→ **Exercise requirements**:
Among the entries below, find the lines with the word "void" and copy them.

→ **Information shown**:
diff --git a/d3feat_amd/csrc/radix_sort.h b/d3feat_amd/csrc/radix_sort.h
--- a/d3feat_amd/csrc/radix_sort.h
+++ b/d3feat_amd/csrc/radix_sort.h
@@ -19,16 +19,24 @@
 static inline int rs_tiles(int n_cap) { return d3f_cdiv(n_cap > 0 ? n_cap : 1, RS_TILE); }
 static inline size_t rs_hist_words(int n_cap) { return (size_t)rs_tiles(n_cap) * 256; }
 
+#define RS_SEG_BITS 9
+#define RS_SEG_DIGITS (1 << RS_SEG_BITS)
+#define RS_SEG_SCATTER_LDS_BYTES ((2 * RS_WAVES * RS_SEG_DIGITS + RS_SEG_DIGITS + 16 + 2 * RS_TILE) * 4)
+static inline int rs_seg_tiles(int n_cap, int B) { return rs_tiles(n_cap) + B; }
+static inline size_t rs_seg_hist_words(int n_cap, int B) { return (size_t)rs_seg_tiles(n_cap, B) * RS_SEG_DIGITS; }
+
 #ifdef __HIPCC__
+template <int BITS = 8>
 __device__ __forceinline__ void rs_tile_histogram(const unsigned (&key)[RS_ROUNDS], unsigned valid_mask, int shift,
                                                   unsigned* __restrict__ sHist, unsigned* __restrict__ hist_row) {
-    if (threadIdx.x < 256) sHist[threadIdx.x] = 0u;
+    static_assert((1 << BITS) <= RS_THREADS, "one thread per bin");
+    if (threadIdx.x < (1 << BITS)) sHist[threadIdx.x] = 0u;
     __syncthreads();
 #pragma unroll
     for (int r = 0; r < RS_ROUNDS; ++r)
-        if (valid_mask & (1u << r)) atomicAdd(&sHist[(key[r] >> shift) & 255u], 1u);
-    __syncthreads();
-    if (threadIdx.x < 256) hist_row[threadIdx.x] = sHist[threadIdx.x];
+        if (valid_mask & (1u << r)) atomicAdd(&sHist[(key[r] >> shift) & ((1u << BITS) - 1u)], 1u);
+    __syncthreads();
+    if (threadIdx.x < (1 << BITS)) hist_row[threadIdx.x] = sHist[threadIdx.x];
 }
 
 template <int W>
@@ -208,6 +216,209 @@
         }
     }
 }
+
+__device__ __forceinline__ int rs_seg_len(const int* __restrict__ offs, int e, int n, int& first) {
+    first = max(min(offs[e], n), 0);
+    return max(min(offs[e + 1], n), first) - first;
+}
+__device__ __forceinline__ void rs_seg_tile_first(const int* __restrict__ offs, int B, int n, int* __restrict__ tile_first) {
+    int t = 0, first;
+    for (int e = 0; e < B; ++e) {
+        tile_first[e] = t;
+        t += (rs_seg_len(offs, e, n, first) + RS_TILE - 1) / RS_TILE;
+    }
+    tile_first[B] = t;
+}
+struct RsSeg {
+    int e;
+    int first;
+    int len;
+    int lo;
+    int row0;
+    int rows;
+};
+__device__ __forceinline__ bool rs_seg_of_tile(const int* __restrict__ offs, const int* __restrict__ tile_first, int B, int n,
+                                               int tile, RsSeg& s) {
+    if (tile >= tile_first[B]) return false;
+    const int e = d3f_find_elem(tile_first, B, tile);
+    s.e = e;
+    s.len = rs_seg_len(offs, e, n, s.first);
+    s.row0 = tile_first[e];
+    s.rows = tile_first[e + 1] - s.row0;
+    s.lo = (tile - s.row0) * RS_TILE;
+    return true;
+}
+
+static_assert(RS_THREADS == RS_SEG_DIGITS, "one thread per digit");
+__device__ __forceinline__ unsigned rs_seg_wave_bases(unsigned (*sCnt)[RS_SEG_DIGITS], unsigned* sScan) {
+    const int tid = threadIdx.x, w = tid >> 6;
+    unsigned cnt = 0u;
+#pragma unroll
+    for (int q = 0; q < RS_WAVES; ++q) cnt += sCnt[q][tid];
+    const unsigned x = d3f_wave_incl_scan(cnt);
+    if ((tid & 63) == 63) sScan[w] = x;
+    __syncthreads();
+    unsigned wb = 0u;
+#pragma unroll
+    for (int q = 0; q < RS_WAVES; ++q) wb += (q < w) ? sScan[q] : 0u;
+    const unsigned loc = wb + x - cnt;
+    unsigned run = loc;
+#pragma unroll
+    for (int q = 0; q < RS_WAVES; ++q) {
+        const unsigned c = sCnt[q][tid];
+        sCnt[q][tid] = run;
+        run += c;
+    }
+    return loc;
+}
+
+__global__ void __launch_bounds__(RS_THREADS) rs_seg_hist_kernel(const RsMeta* __restrict__ meta, int pass,
+                                                                 const int* __restrict__ offs, const int* __restrict__ tile_first,
+                                                                 int B, const unsigned* __restrict__ key0,
+                                                                 const unsigned* __restrict__ key1, unsigned* __restrict__ hist) {
+    __shared__ unsigned sHist[RS_SEG_DIGITS];
+    if (pass >= meta->npass) return;
+    RsSeg S;
+    if (!rs_seg_of_tile(offs, tile_first, B, meta->n, blockIdx.x, S)) return;
+    const unsigned* __restrict__ src = ((pass & 1) ? key1 : key0) + S.first;
+    const int w = threadIdx.x >> 6, lane = threadIdx.x & 63;
+    const int base = S.lo + w * RS_WAVE_ITEMS + lane;
+    unsigned key[RS_ROUNDS], vm = 0u;
+#pragma unroll
+    for (int r = 0; r < RS_ROUNDS; ++r) {
+        const int pos = base + r * 64;
+        key[r] = 0u;
+        if (pos < S.len) { key[r] = src[pos]; vm |= 1u << r; }
+    }
+    rs_tile_histogram<RS_SEG_BITS>(key, vm, pass * RS_SEG_BITS, sHist, hist + (size_t)blockIdx.x * RS_SEG_DIGITS);
+}
+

→ **Written answer**:
 __device__ __forceinline__ void rs_tile_histogram(const unsigned (&key)[RS_ROUNDS], unsigned valid_mask, int shift,
+__device__ __forceinline__ void rs_seg_tile_first(const int* __restrict__ offs, int B, int n, int* __restrict__ tile_first) {
+__global__ void __launch_bounds__(RS_THREADS) rs_seg_hist_kernel(const RsMeta* __restrict__ meta, int pass,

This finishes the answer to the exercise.